**** Task material ****
@@ -752,40 +734,31 @@
     const f3 dL_dx_world = mk3(dot(mk3(W0.x, W1.x, W2.x), dL_dx_local), dot(mk3(W0.y, W1.y, W2.y), dL_dx_local),
                                dot(mk3(W0.z, W1.z, W2.z), dL_dx_local)) * scaling_factor;
     const f3 d_mean = -dL_dx_world;
-    if constexpr (PRIMARY_HIT) {
-        gx[PC_OPA] = d_opacity, gx[PC_MEAN] = d_mean.x, gx[PC_MEAN + 1] = d_mean.y, gx[PC_MEAN + 2] = d_mean.z;
-        const f3 ql = -dL_dx_local * scaling_factor;
-        gx[PC_Q] = ql.x * local_hit.x, gx[PC_Q + 1] = ql.x * local_hit.y, gx[PC_Q + 2] = ql.x * local_hit.z;
-        gx[PC_Q + 3] = ql.y * local_hit.y, gx[PC_Q + 4] = ql.y * local_hit.z, gx[PC_Q + 5] = ql.z * local_hit.z;
-    } else {
-        const f3 dl2w0 = -dL_dx_world.x * local_hit, dl2w1 = -dL_dx_world.y * local_hit, dl2w2 = -dL_dx_world.z * local_hit;
-        float d_scale[3], d_rot[4];
-        scale_rot_chain<float>(M0, M1, M2, qu, scaling_factor, eps_scale_grad, {dl2w0.x, dl2w0.y, dl2w0.z}, {dl2w1.x, dl2w1.y, dl2w1.z}, {dl2w2.x, dl2w2.y, dl2w2.z}, d_scale, d_rot);
-        gx[GC_OPA] = d_opacity, gx[GC_SCALE] = d_scale[0], gx[GC_SCALE + 1] = d_scale[1], gx[GC_SCALE + 2] = d_scale[2];
-        gx[GC_MEAN] = d_mean.x, gx[GC_MEAN + 1] = d_mean.y, gx[GC_MEAN + 2] = d_mean.z;
-        gx[GC_ROT] = d_rot[0], gx[GC_ROT + 1] = d_rot[1], gx[GC_ROT + 2] = d_rot[2], gx[GC_ROT + 3] = d_rot[3];
-    }
-}
-
-EGR_DI uint32_t bounce_batch(const DeviceView &v, const float exp_power, const float eps_scale_grad, const uint4 *bitems, const float *bdl, const float *bray, uint32_t i0, uint32_t nitems,
-                             float4 *stage, int lane) {
+    gx[PC_OPA] = d_opacity, gx[PC_MEAN] = d_mean.x, gx[PC_MEAN + 1] = d_mean.y, gx[PC_MEAN + 2] = d_mean.z;
+    const f3 ql = -dL_dx_local * scaling_factor;
+    gx[PC_Q] = ql.x * local_hit.x, gx[PC_Q + 1] = ql.x * local_hit.y, gx[PC_Q + 2] = ql.x * local_hit.z;
+    gx[PC_Q + 3] = ql.y * local_hit.y, gx[PC_Q + 4] = ql.y * local_hit.z, gx[PC_Q + 5] = ql.z * local_hit.z;
+}
+
+EGR_DI uint32_t bounce_batch(const DeviceView &v, const float exp_power, const uint4 *bitems, const float *bdl, const float *bray, uint32_t i0, uint32_t nitems, float4 *stage, int lane) {
+    static_assert(PC_OPA == GC_OPA && PC_MEAN == GC_MEAN && PC_RGB == GC_RGB && PC_WEIGHT == GC_WEIGHT && PC_Q == GC_Q && GC_Q + 6 == EGR_REC0_COMPS, "components 0-13 of a hit are segment 0 of the row");
     const bool valid = i0 + (uint32_t)lane < nitems;
     uint32_t dpos = 0;
-    float gx[15];
-#pragma unroll
-    for (int c = 0; c < 15; c++) gx[c] = 0.0f;
+    float gx[EGR_REC0_COMPS];
+#pragma unroll
+    for (int c = 0; c < EGR_REC0_COMPS; c++) gx[c] = 0.0f;
     if (valid) {
         const uint4 item = bitems[i0 + (uint32_t)lane];
         const uint32_t ray = item.x, pos = item.z;
         const float weight = u2f(item.w);
         const float4 a2 = v.inst_w[4 * pos + 3];
         const f3 iro = mk3(bray[ray], bray[EGR_WAVE + ray], bray[2 * EGR_WAVE + ray]), ird = mk3(bray[3 * EGR_WAVE + ray], bray[4 * EGR_WAVE + ray], bray[5 * EGR_WAVE + ray]);
-        hit_geometry_fn<false>(v, exp_power, eps_scale_grad, pos, a2, iro, ird, u2f(item.y), gx);
+        hit_geometry_fn(v, exp_power, pos, a2, iro, ird, u2f(item.y), gx);
         gx[GC_RGB] = bdl[ray] * weight, gx[GC_RGB + 1] = bdl[EGR_WAVE + ray] * weight, gx[GC_RGB + 2] = bdl[2 * EGR_WAVE + ray] * weight;
         gx[GC_WEIGHT] = weight;
         dpos = pos;
     }
-    wide_add_wave<REC_BOUNCE>(v, valid, dpos, gx, stage);
+    wide_add_wave<EGR_REC0_CELL>(v, valid, dpos, gx, stage);
     return (uint32_t)__popcll(__ballot(valid));
 }
 
@@ -840,7 +813,7 @@
     }
 }
 
-template <int TEAM> EGR_DI uint32_t bwd_team_help(const DeviceView &v, const float exp_power, const float eps_scale_grad, BwdTeamShared<TEAM> &bteam, float (*gt_vals_all)[EGR_GT_STRIDE * EGR_GT_SLOTS],
+template <int TEAM> EGR_DI uint32_t bwd_team_help(const DeviceView &v, const float exp_power, BwdTeamShared<TEAM> &bteam, float (*gt_vals_all)[EGR_GT_STRIDE * EGR_GT_SLOTS],
                                                   float4 *stage, const int wv, const int lane) {
     uint32_t records = 0u;
     while (uniform_u32(lds_peek(&bteam.done)) < (uint32_t)TEAM) {
@@ -856,7 +829,7 @@
             if (bi >= nbatch) continue;
             const uint32_t nitems = uniform_u32(lds_peek(&bteam.nitems[w]));
             const uint4 *bitems = reinterpret_cast<const uint4 *>(gt_vals_all[w]);
-            records += bounce_batch(v, exp_power, eps_scale_grad, bitems, gt_vals_all[w] + 16 * EGR_WAVE, gt_vals_all[w] + 19 * EGR_WAVE, bi * (uint32_t)EGR_WAVE, nitems, stage, lane);
+            records += bounce_batch(v, exp_power, bitems, gt_vals_all[w] + 16 * EGR_WAVE, gt_vals_all[w] + 19 * EGR_WAVE, bi * (uint32_t)EGR_WAVE, nitems, stage, lane);
             if (lane == 0) atomicAdd(&bteam.finished[w], 1u);
             any = true;
         }
@@ -894,18 +867,19 @@
     }
 #pragma unroll
     for (int c = 0; c < 6; c++) any_l |= f2u(x[GC_Q + c]) << 1;
+    float d_scale[3] = {0.f, 0.f, 0.f}, d_rot[4] = {0.f, 0.f, 0.f, 0.f};
     if (any_l != 0) {
         const float4 M0 = v.inst_m[4 * pos], M1 = v.inst_m[4 * pos + 1], M2 = v.inst_m[4 * pos + 2], qu = v.inst_m[4 * pos + 3];
         const float4 W0 = v.inst_w[4 * pos], W1 = v.inst_w[4 * pos + 1], W2 = v.inst_w[4 * pos + 2];
         const float scaling_factor = v.inst_w[4 * pos + 3].w;
         const double q00 = x[GC_Q], q01 = x[GC_Q + 1], q02 = x[GC_Q + 2], q11 = x[GC_Q + 3], q12 = x[GC_Q + 4], q22 = x[GC_Q + 5];
-        auto dl2w_of = [&](double w0, double w1, double w2) { return ChainVec<double>{w0 * q00 + w1 * q01 + w2 * q02, w0 * q01 + w1 * q11 + w2 * q12, w0 * q02 + w1 * q12 + w2 * q22}; };
-        double d_scale[3], d_rot[4];
-        scale_rot_chain<double>(M0, M1, M2, qu, scaling_factor, *v.cfg.eps_scale_grad, dl2w_of(W0.x, W1.x, W2.x), dl2w_of(W0.y, W1.y, W2.y), dl2w_of(W0.z, W1.z, W2.z), d_scale, d_rot);
-#pragma unroll
-        for (int a = 0; a < 3; a++) x[GC_SCALE + a] = (float)((double)x[GC_SCALE + a] + d_scale[a]);
-#pragma unroll
-        for (int a = 0; a < 4; a++) x[GC_ROT + a] = (float)((double)x[GC_ROT + a] + d_rot[a]);
+        auto dl2w_of = [&](double w0, double w1, double w2) { return ChainVec{w0 * q00 + w1 * q01 + w2 * q02, w0 * q01 + w1 * q11 + w2 * q12, w0 * q02 + w1 * q12 + w2 * q22}; };
+        double ds[3], dr[4];
+        scale_rot_chain(M0, M1, M2, qu, scaling_factor, *v.cfg.eps_scale_grad, dl2w_of(W0.x, W1.x, W2.x), dl2w_of(W0.y, W1.y, W2.y), dl2w_of(W0.z, W1.z, W2.z), ds, dr);
+#pragma unroll
+        for (int a = 0; a < 3; a++) d_scale[a] = (float)ds[a];
+#pragma unroll
+        for (int a = 0; a < 4; a++) d_rot[a] = (float)dr[a];
     }
     const egr_gaussians &g = v.g;
     auto put = [](float *p, float val) {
****
Exercise brief:
Please filter the data down to the lines containing the word "bitems".

Exercise solution:
-EGR_DI uint32_t bounce_batch(const DeviceView &v, const float exp_power, const float eps_scale_grad, const uint4 *bitems, const float *bdl, const float *bray, uint32_t i0, uint32_t nitems,
+EGR_DI uint32_t bounce_batch(const DeviceView &v, const float exp_power, const uint4 *bitems, const float *bdl, const float *bray, uint32_t i0, uint32_t nitems, float4 *stage, int lane) {
         const uint4 item = bitems[i0 + (uint32_t)lane];
             const uint4 *bitems = reinterpret_cast<const uint4 *>(gt_vals_all[w]);
-            records += bounce_batch(v, exp_power, eps_scale_grad, bitems, gt_vals_all[w] + 16 * EGR_WAVE, gt_vals_all[w] + 19 * EGR_WAVE, bi * (uint32_t)EGR_WAVE, nitems, stage, lane);
+            records += bounce_batch(v, exp_power, bitems, gt_vals_all[w] + 16 * EGR_WAVE, gt_vals_all[w] + 19 * EGR_WAVE, bi * (uint32_t)EGR_WAVE, nitems, stage, lane);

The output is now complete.